A paquera tem um lado objetivo que é a vontade de encontrar
alguém para ficar ou namorar. Mas se você for estritamente ao
seu objetivo, fica sem charme. É uma paquera sem graça e até
agressiva. Fica legal quando existe um jogo sutil, uma
verdadeira dança de interesses entre os dois.

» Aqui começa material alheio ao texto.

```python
def lib():
    global _lib
    if _lib is not None:
        return _lib
    if not os.path.exists(LIB_PATH):
        raise RuntimeError(
            "spring_amd: %s is missing. Build it with `python -m spring_amd.build` "
            "(or __graft_entry__.build()); there is no CPU fallback." % LIB_PATH)
    L = C.CDLL(LIB_PATH)
# ... 103 lines not shown
```

### spring_amd/csrc/reorder_device.h

```cpp
#ifndef SPRING_REORDER_DEVICE_H_
#define SPRING_REORDER_DEVICE_H_

#include <hip/hip_runtime.h>
#include <stdint.h>

namespace sr {

constexpr int MAX_READ_LEN = 511;
constexpr int MAX_SEARCH = 1000;
constexpr int THRESH = 4;
constexpr uint32_t DEEP_BIN = 16;
constexpr uint32_t MID_BIN = 64;
constexpr uint32_t BIG_BIN = 256;
constexpr uint32_t CHUNK = 64;
constexpr uint32_t MARK_BLOCK = 256;
constexpr uint32_t MC_WAVES_PER_BLOCK = MARK_BLOCK / 4 + 3;
constexpr int UBLK_SHIFT = 12;
constexpr int LDS_PAD = 10;
constexpr int LDS_LIMBS = 16 + 2 * LDS_PAD;

enum { MODE_SEARCH = 0, MODE_NEED_SEED = 1 };
enum { PROP_NONE = 0, PROP_MATCH = 1, PROP_SEED = 2, PROP_FRESH = 3  };
enum { PK_NONE = 0, PK_MATCH = 1, PK_SEED = 2, PK_NOSEED = 4, PK_DONE = 5 };
constexpr unsigned long long PK_CURSOR_BIT = 1ull << 35;
constexpr unsigned long long PK_WILLNEED_BIT = 1ull << 36;
constexpr int PK_ALT_SHIFT = 37;
constexpr uint32_t ALT_MAX_READS = (1u << 27) - 1;
constexpr uint32_t ALT_KEY = 1u << 28;

struct __attribute__((aligned(16))) ChainHot {
  long long ref_pos;
  int32_t ref_len;
  uint32_t e_slot;
  uint32_t prev, first_rid;
  uint32_t n_emit, n_single;
  uint32_t s_slot;
  uint32_t num_reads_thr, num_unmatched_past;
  uint32_t prop_rid;
  union {
    struct {
      uint32_t done : 1, prev_unmatched : 1, left_search : 1, stop_searching : 1;
      uint32_t mode : 1, retrying : 1, finishing : 1, cursor_writer : 1;
      uint32_t cnt_buf : 1;
      uint32_t cnt_wide : 1;
      uint32_t prop_kind : 2;
      uint32_t prop_rev : 3;
      uint32_t prop_shift : 9;
    };
    uint32_t flags;
  };
  uint32_t alt1;
  uint32_t pad[2];
};
static_assert(sizeof(ChainHot) == 64, "ChainHot must be one 64-byte line");

struct __attribute__((aligned(64))) Chain {
  ChainHot h;
  uint64_t ref[16];
  uint64_t revref[16];
  uint64_t st_probes, st_keyok, st_cands, st_iter, st_lost, st_hits, n_unmatched, st_long ;
#ifdef SR_PHASE_TIMING
  uint64_t pt[64];
#endif
};
#ifndef SR_PHASE_TIMING
static_assert(sizeof(Chain) == 384, "Chain layout");
#endif

struct Globals {
  long long cursor;
  uint32_t alive;
  uint32_t e_alloc;
  uint32_t s_alloc;
  uint32_t pad;
  long long cursor_b;
};

struct TabView {
  const uint4 *buck;
  int bshift;
  int minz;
  int lshift;
};
// ... 19 lines not shown
  int plan[2][6];
  int seed_wide;
  int deep_bins;
  int search_wpb;
  int dbg_search_lds, dbg_apply_lds;
  int wl;
  int dstart[2], dend[2];
  uint32_t numkeys[2];
  TabView tab;
  const ulonglong2 *urec[2];
  const uint32_t *ids[2];
  uint32_t *epos[2];
  uint32_t idmask;
  const ulonglong2 *sig[2];
  uint64_t *taken;
  uint32_t *ublk;
  uint32_t *resv;
  uint32_t *needy;
  uint32_t *needy_cnt;
  uint32_t *needy_cnt_next;
  int fused;
  int alts;
  int mc;
  int ka, ka_lo;
  uint32_t *ord;
  uint4 *ord_cnt;
  uint32_t *longq;
  int long_budget, long_min, long_blocks, long_part;
  uint32_t *lctl, *lparts;
  struct LongHead *lhead;
  uint2 *lbin;
  uint16_t *lbcode;
  uint32_t lbin_stride;
#ifdef SR_PHASE_TIMING
  unsigned long long *dbg;
#endif
  Globals *glob;
  long long *cursor;
  uint32_t K, c0, Ktot;
  int phases;
  uint32_t g0, Kg, g0_other, Kg_other;
  uint32_t gg0, gKg, gKg_other;
  uint32_t seed_lo, seed_hi;
  uint32_t nb_lo, nb_hi;
  const uint64_t *taken_other;
  uint32_t *won, *won_other;
// ... 90 lines not shown
```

Dependendo do tipo de pessoa que você quer como companhia, o
ideal é você ir a lugares onde possa encontrá-la. É uma
questão de estratégia. Você deve ser coerente. Se quer um
homem mais intelectual, vá a livrarias e espaços culturais. Se
quer uma mulher divertida, vá dançar em algum lugar. De toda
forma, se você quer encontrar alguém, deve sair de casa, ou ao
menos, entrar na Internet.
Tem lugares que lhe oferecem oportunidade para encontros
sexuais, tem lugares que são freqüentados por gente
inteligente, ou por artistas, por jovens, por gays, e assim
por diante. A própria Internet está facilitando essa
especialização da paquera. Você vai direto à sua turma. Me
parece eficiente.
Mas os melhores lances são aqueles que acontecem de repente,
quando menos você está esperando: dobrando a esquina, no
telefone público. São duas formas de agir e ambas são
complementares. Primeiro, você faz a sua parte, saindo de
casa, indo aos lugares certos, investindo a sua energia nisso.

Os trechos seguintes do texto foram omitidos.